Macroscopic Pathology:
All animals were subject to a macroscopic examination which consisted of opening the cranial, thoracic and abdominal cavities. The macroscopic appearance of the brain, cecum, duodenum, heart, kidneys, small and large intestine, liver, lungs and bronchi, spleen, stomach, subcutaneous tissue and urinary bladder was recorded.

Statistics:

N/A

Results and discussion

Preliminary study:

Mortality: No deaths reported during the study.

Clinical signs: Piloerection was observed on Day 1 for female number 2 dosed at 2000 mg/kg. This sign was seen approximately 4 hours after dosing and recovery, as judged by external appearance and behavior, was complete by 5 hours after dosing.

Body weight: All animals were considered to have achieved satisfactory body weight gains throughout the study.

Macroscopic examination: Macroscopic examination at study termination on Day 15 revealed a yellow liquid present in the stomach, duodenum, small and large intestines in female number 1 dosed at 300 mg/kg.

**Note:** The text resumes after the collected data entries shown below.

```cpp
constexpr int GEMM_EX_FIXED_ROWS = 0x100;
constexpr int GEMM_EX_DEFER_EPILOGUE = 0x200;
int gemm_bf16_ex(const carel_gemm_args* a, int split_tile_factor, void* stream);
int gemm_bf16_split_plan(const carel_gemm_args* a, int split_tile_factor);
int gemm_wgrad_splits_max(int M, int N, long T);
int embed_ln_bwd_ex(const carel_embed_args* a, const void* dx0, void* dword, void* dpos, void* dtype_, void* dgamma, void* dbeta,
                    void* partials, void* row_scratch, hipStream_t stream, const void* sort_ws = nullptr);
int embed_sort_supported(const carel_embed_args* a);
size_t embed_sort_bytes();
int embed_ln_fwd_keys(const carel_embed_args* a, void* sort_ws, hipStream_t stream);
int embed_sort_rows(const carel_embed_args* a, void* sort_ws, hipStream_t stream);

struct WgradGroupProb { const void* dY; const void* X; void* dW; void* db; int M, N; };
struct WgradGroupLn { const void* partials; int nparts; void* dgamma; void* dbeta; void* dbias; };
size_t gemm_pp_wgrad_group_ws_bytes(const WgradGroupProb* pb, int n, long T);
int gemm_pp_wgrad_group_ok(const WgradGroupProb* pb, int n, long T);
int gemm_pp_wgrad_group(const WgradGroupProb* pb, int n, long T, void* ws, size_t ws_bytes, const WgradGroupLn* ln, int n_ln, hipStream_t stream);

inline Dropout make_dropout(uint32_t seed, uint32_t site, float p, uint32_t idx_offset) {
  Dropout d;
  d.key = mix32(seed + site * 0x9E3779B9u);
  d.idx_offset = idx_offset;
  if (p <= 0.f) { d.thresh = 0u; d.scale = 1.f; }
  else if (p >= 1.f) { d.thresh = 0xFFFFFFFFu; d.scale = 0.f; }
  else {
    d.thresh = (uint32_t)((double)p * 4294967296.0);
    d.scale = (float)(1.0 / (1.0 - (double)p));
    if (d.thresh == 0u) d.scale = 1.f;
  }
  return d;
}

struct AttnParams;
int attn_long_fwd(const AttnParams& q, hipStream_t stream);
int attn_long_bwd(const AttnParams& q, void* workspace, int64_t workspace_bytes, hipStream_t stream);

}
```

carel_vae_amd/csrc/encoder.hip:

```cpp
#include <cstdlib>
#include <mutex>
#include <vector>
#include "carel_hip_internal.h"

using namespace carel;

namespace {

constexpr int EH = 768, EI = 3072, ENH = 12;

size_t al(size_t x) { return (x + 255) & ~(size_t)255; }

struct LayerAct {
  char* xin_bf16; char* qkv; char* lse; char* ctx; char* h1; char* st1; char* x1_bf16; char* u; char* g; char* h2; char* st2;
};
struct ActLayout {
  size_t per_layer, total;
  size_t o_xin, o_qkv, o_lse, o_ctx, o_h1, o_st1, o_x1, o_u, o_g, o_h2, o_st2;
  size_t o_embst, o_xa, o_xb, o_cctx, o_cxres, o_layers;
};

ActLayout act_layout(long B, long S, int L, int inference) {
  const size_t T = (size_t)B * S;
  ActLayout a; size_t o = 0;
// ... 51 lines not shown
    const size_t n = (size_t)gemm_wgrad_splits_max(sh[0], sh[1], (long)T) * ((size_t)sh[0] * sh[1] + sh[0]) * 4;
    slab = n > slab ? n : slab;
  }
  {
    const WgradGroupProb pb[4] = {{nullptr, nullptr, nullptr, nullptr, EH, EI}, {nullptr, nullptr, nullptr, nullptr, EI, EH}, {nullptr, nullptr, nullptr, nullptr, 3 * EH, EH},
                                  {nullptr, nullptr, nullptr, nullptr, EH, EH}};
    const size_t n = gemm_pp_wgrad_group_ws_bytes(pb, 4, (long)T);
    slab = n > slab ? n : slab;
  }
  s.o_slabs = o; o += al(slab); s.slab_bytes = al(slab);
  s.o_ws = o; o += al(slab); s.ws_bytes = al(slab);
  size_t part = (size_t)layernorm_bwd_blocks_max((long)T) * 4 * EH * 4;
  const size_t cs = ((T + 255) / 256) * EI * 4;
  part = part > cs ? part : cs;
  for (int par = 0; par < 2; ++par) {
    s.o_part[par] = o; o += al(part);
    s.o_part3[par] = o; o += al(part);
  }
  s.o_part2 = o; o += al(part);
  s.o_sort = o; o += al(embed_sort_bytes());
  s.attn_bytes = (size_t)carel_attention_bwd_workspace_bytes((int32_t)B, (int32_t)S, 1);
  s.o_attn = o; o += al(s.attn_bytes);
  s.total = o;
  return s;
}

Scratch scratch_of(const ScratchLayout& l, char* b, int par = 0) {
  Scratch s; s.dy = b + l.o_dy; s.dyb = b + l.o_dyb[par]; s.dyb2 = b + l.o_dyb2[par]; s.du = b + l.o_du[par]; s.dctx = b + l.o_dctx; s.dqkv = b + l.o_dqkv[par];
  s.slabs = b + l.o_slabs; s.ws = b + l.o_ws; s.part = b + l.o_part[par]; s.part2 = b + l.o_part2; s.part3 = b + l.o_part3[par];
  return s;
}

long n_rows_of(const carel_encoder_args* a) {
  return (a->tok_row && a->n_tokens > 0) ? (long)a->n_tokens : (long)a->batch * a->seq_len;
}

int enc_check(const carel_encoder_args* a, const char* who) {
  if (!a) return set_error(CAREL_ERR_ARG, "%s: null args", who);
  if (a->hidden != EH || a->heads != ENH || a->intermediate != EI)
    return set_error(CAREL_ERR_SHAPE, "%s: only the BERT-base geometry (768/12/3072) is supported", who);
  if (a->batch < 1 || a->n_layers < 1) return set_error(CAREL_ERR_SHAPE, "%s: bad batch / n_layers", who);
  if (a->seq_len < 32 || a->seq_len > 512 || (a->seq_len & 31)) return set_error(CAREL_ERR_SHAPE, "%s: seq_len must be a multiple of 32 in [32, 512]", who);
  if (((long)a->batch * a->seq_len) % 128) return set_error(CAREL_ERR_SHAPE, "%s: batch*seq_len must be a multiple of 128 (pad the batch)", who);
  if (!a->input_ids || !a->layers || !a->act) return set_error(CAREL_ERR_ARG, "%s: null tensor", who);
  if (a->n_cls) {
    if (!a->cls_rows || !a->cls_orig_rows || a->n_cls % 128 || a->n_cls < a->batch || a->n_cls > ((a->batch + 127) / 128) * 128)
      return set_error(CAREL_ERR_ARG, "%s: n_cls must be batch rounded up to 128, with cls_rows and cls_orig_rows", who);
  }
  if (a->tok_row || a->cu_seqlens || a->n_tokens) {
    if (!a->tok_row || !a->cu_seqlens || a->n_tokens <= 0 || a->n_tokens % 128 || a->n_tokens > a->batch * a->seq_len)
      return set_error(CAREL_ERR_ARG, "%s: packing needs tok_row, cu_seqlens and n_tokens (multiple of 128, <= batch*seq_len)", who);
  }
  return CAREL_OK;
}

struct SideStream { static constexpr int NEV = 13; hipStream_t stream; hipStream_t aux; hipStream_t peer; hipEvent_t ev[NEV]; bool ok; };
SideStream* side_stream() {
  static SideStream per_dev[16];
  static bool made[16];
  int dev = 0;
  if (hipGetDevice(&dev) != hipSuccess || dev < 0 || dev >= 16) return nullptr;
  if (!made[dev]) {
    SideStream& s = per_dev[dev];
    int lo = 0, hi = 0;
    s.ok = hipDeviceGetStreamPriorityRange(&lo, &hi) == hipSuccess;
#ifdef CAREL_EXPERIMENTS
    if (const char* e = getenv("CAREL_SIDE_STREAM_PRIORITY")) { if (e[0] == 'n') lo = 0; else if (e[0] == 'h') lo = hi; }
#endif
    s.ok = s.ok &&
           hipStreamCreateWithPriority(&s.stream, hipStreamNonBlocking, lo) == hipSuccess &&
           hipStreamCreateWithPriority(&s.aux, hipStreamNonBlocking, lo) == hipSuccess &&
           hipStreamCreateWithFlags(&s.peer, hipStreamNonBlocking) == hipSuccess;
    for (int i = 0; i < SideStream::NEV && s.ok; ++i) s.ok = hipEventCreateWithFlags(&s.ev[i], hipEventDisableTiming) == hipSuccess;
    made[dev] = true;
  }
  return per_dev[dev].ok ? &per_dev[dev] : nullptr;
}

struct LnResid { const void* stats; const void* gamma; const void* beta; };
CAREL_TUNABLE(int, g_ln_slab_fusion, 1);
int ln_slab_fusion_enabled() { return g_ln_slab_fusion; }
CAREL_TUNABLE(int, g_wgrad_group, 1);
int wgrad_group_enabled() { return g_wgrad_group; }
CAREL_TUNABLE(int, g_ln_resid, 1);
int ln_resid_enabled() { return g_ln_resid; }
struct GemmCall { carel_gemm_args g; int flags; };
GemmCall gemm_fill(const void* A, const void* B, long lda, long ldb, int M, int N, int K, int form, int epi, int splits, void* out_bf16,
                   void* out2, void* out_f32, const void* bias, const void* resid, const void* aux, uint32_t seed, uint32_t site,
                   uint32_t off, float p, void* colsum_part = nullptr, const void* row_map = nullptr, void* ws = nullptr,
                   size_t ws_bytes = 0, int split_tile_factor = 1, const LnResid* lnres = nullptr) {
  GemmCall c;
  c.flags = split_tile_factor;
  carel_gemm_args& g = c.g;
  g.resid_ln_stats = lnres ? lnres->stats : nullptr; g.resid_ln_gamma = lnres ? lnres->gamma : nullptr; g.resid_ln_beta = lnres ? lnres->beta : nullptr;
  g.A = A; g.B = B; g.lda = lda; g.ldb = ldb; g.ldc = N; g.M = M; g.N = N; g.K = K; g.form = form; g.epilogue = epi; g.splits = splits;
  g.out_bf16 = out_bf16; g.out2_bf16 = out2; g.out_f32 = out_f32; g.bias = bias; g.resid_f32 = resid; g.aux_bf16 = aux;
  g.drop_seed = seed; g.drop_site = site; g.drop_idx_offset = off; g.drop_p = p; g.colsum_part = colsum_part; g.drop_row_map = row_map; g.colsum_a = nullptr;
  g.splitk_ws = ws; g.splitk_ws_bytes = (int64_t)ws_bytes;
  g.splitk_ws_zeroed = (ws != nullptr && (split_tile_factor & 0xff) == 1) ? 1 : 0;
  return c;
}
int gemm_run_ln(const GemmCall& c, bool fuse, void* stream, int* slabs) {
  *slabs = fuse ? gemm_bf16_split_plan(&c.g, c.flags) : 1;
  return gemm_bf16_ex(&c.g, c.flags | (*slabs > 1 ? GEMM_EX_DEFER_EPILOGUE : 0), stream);
}
int gemm_run(const GemmCall& c, void* stream) { return gemm_bf16_ex(&c.g, c.flags, stream); }
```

Effect levelsopen allclose all

Mortality:

There were no deaths during the study.

Clinical signs:

other: Piloerection was observed on Day 1 for female number 2 dosed in the preliminary study at 2000 mg/kg. This sign was seen approximately 4 hours after dosing and recovery, as judged by external appearance and behavior, was complete by 5 hours after dosing.

Gross pathology:

Macroscopic examination at study termination on Day 15 revealed a yellow liquid present in the stomach, duodenum, small and large intestines in female number 1 dosed in the preliminary study at 300 mg/kg. No abnormalities were revealed in any other animal at the macroscopic examination at this time.

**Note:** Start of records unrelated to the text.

template <typename T, int R, bool HAS_X2, bool HAS_ADD, bool DROP2 = false, typename V = Vec16<T>, int MAXW = 8>
__global__ __launch_bounds__(64 * MAXW) void ln_bwd_split_kernel(const T* __restrict__ dy, const T* __restrict__ x,
                                                           const T* __restrict__ x2, const float* __restrict__ gamma,
                                                           const float* __restrict__ mean, const float* __restrict__ rstd,
                                                           T* __restrict__ dx, const T* __restrict__ dx_add,
                                                           float* __restrict__ d_gamma, float* __restrict__ d_beta, int64_t rows,
                                                           int64_t cols, const LnDrop dr = LnDrop()) {
  constexpr int E = V::N;
  typedef typename V::raw raw_t;
  __shared__ float part[2][R][MAXW][2];
  const int lane = threadIdx.x & 63, wid = threadIdx.x >> 6, nw = blockDim.x >> 6;
  const int64_t col = ((int64_t)wid * 64 + lane) * E;
  float ag[E], ab[E], g[E];
#pragma unroll
  for (int e = 0; e < E; ++e) {
    ag[e] = ab[e] = 0.f;
    g[e] = gamma[col + e];
  }
  struct Raw {
    raw_t x[R], d[R], x2[HAS_X2 ? R : 1], add[HAS_ADD ? R : 1];
    float mu[R], rs[R];
  };
  auto request = [&](Raw& w, int64_t row0) {
#pragma unroll
    for (int j = 0; j < R; ++j) {
      const int64_t r = row0 + j < rows ? row0 + j : rows - 1;
      const int64_t o = r * cols + col;
      w.mu[j] = mean[r];
      w.rs[j] = rstd[r];
      w.x[j] = *reinterpret_cast<const raw_t*>(x + o);
      w.d[j] = *reinterpret_cast<const raw_t*>(dy + o);
      if constexpr (HAS_X2) w.x2[j] = *reinterpret_cast<const raw_t*>(x2 + o);
      if constexpr (HAS_ADD) w.add[j] = *reinterpret_cast<const raw_t*>(dx_add + o);
    }
  };
  auto normalised = [&](const Raw& w, int j, float (&xh)[E]) {
    V::unpack(w.x[j], xh);
    if constexpr (HAS_X2) {
      float t[E];
      V::unpack(w.x2[j], t);
#pragma unroll
      for (int e = 0; e < E; ++e) xh[e] += t[e];
    }
#pragma unroll
    for (int e = 0; e < E; ++e) xh[e] = (xh[e] - w.mu[j]) * w.rs[j];
  };
  const int64_t stride = (int64_t)gridDim.x * R;
  Raw cur, nxt;
  int buf = 0;
  if ((int64_t)blockIdx.x * R < rows) request(cur, (int64_t)blockIdx.x * R);
  for (int64_t row0 = (int64_t)blockIdx.x * R; row0 < rows; row0 += stride, buf ^= 1) {
#pragma unroll
    for (int j = 0; j < R; ++j) {
      float xh[E], d[E];
      normalised(cur, j, xh);
      V::unpack(cur.d[j], d);
      float s1 = 0.f, s2 = 0.f;
      const bool real = row0 + j < rows;
#pragma unroll
      for (int e = 0; e < E; ++e) {
        const float gy = d[e] * g[e];
        s1 += gy;
        s2 = fmaf(gy, xh[e], s2);
        if (real) {
          ag[e] = fmaf(d[e], xh[e], ag[e]);
          ab[e] += d[e];
        }
      }
      s1 = wave_sum(s1);
      s2 = wave_sum(s2);
      if (lane == 0) {
        part[buf][j][wid][0] = s1;
        part[buf][j][wid][1] = s2;
      }
    }
    if (row0 + stride < rows) request(nxt, row0 + stride);
    __syncthreads();
#pragma unroll
    for (int j = 0; j < R; ++j) {
      float m1 = 0.f, m2 = 0.f;
      for (int w = 0; w < nw; ++w) {
        m1 += part[buf][j][w][0];
        m2 += part[buf][j][w][1];
      }
      m1 /= (float)cols;
      m2 /= (float)cols;
      if (row0 + j < rows) {
        float xh[E], d[E], o[E];
        normalised(cur, j, xh);
        V::unpack(cur.d[j], d);
#pragma unroll
        for (int e = 0; e < E; ++e) o[e] = cur.rs[j] * fmaf(-xh[e], m2, fmaf(d[e], g[e], -m1));
        if constexpr (HAS_ADD) {
          float w[E];
          V::unpack(cur.add[j], w);
#pragma unroll
          for (int e = 0; e < E; ++e) o[e] += w[e];
        }
        V::store(dx + (row0 + j) * cols + col, o);
        if constexpr (DROP2) ln_store_dropped<T, V>(dr, (row0 + j) * cols + col, o);
      }
    }
    cur = nxt;
  }
  extern __shared__ float cpart[];
  __syncthreads();
#pragma unroll
  for (int e = 0; e < E; ++e) {
    cpart[col + e] = ag[e];
    cpart[cols + col + e] = ab[e];
  }
  __syncthreads();
  for (int64_t c = threadIdx.x; c < 2 * cols; c += blockDim.x) atomicAdd(c < cols ? d_gamma + c : d_beta + (c - cols), cpart[c]);
}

Applicant's summary and conclusion

Interpretation of results:

GHS criteria not met

Remarks:

LD50> 2000 mg/kg bw

Conclusions:

The LD50 of the substance is considered to be greater than 2000 mg/kg body weight after single oral administration to female WIST albino (RccHan) rats.

Executive summary:

In a reliable in vivo acute oral toxicity study conducted in accordance to OECD guideline 420, the substance was administered to female RccHan^TM WIST albino rats in corn oil (vehicle) as a single dose via oral gavage route. In preliminary study female rats administered 300 mg/kg bw (one animal) and 2000 mg/kg bw (one animal) dose. No deaths or signs of toxicity have been observed at any dose level. Therefore, further 4 female rats were administered the substance at 2000 mg/kg bw. All animals survived in the highest dose group of 2000 mg/kg body weight. The substance did not cause death or evident signs of toxicity. During the observation period of 15 days, no other signs of intoxication, change of health, nor any other adverse reactions were seen. Macroscopic examination of the animals at the end of the study noted that one animal dosed at 300 mg/kg bw had yellow liquid present in the stomach, duodenum, small and large intestines. No other abnormalities were revealed in any other animal at the macroscopic examination. The LD50 of the substance is considered to be greater than 2000 mg/kg bw after single oral administration to female WIST albino (RccHan) rats.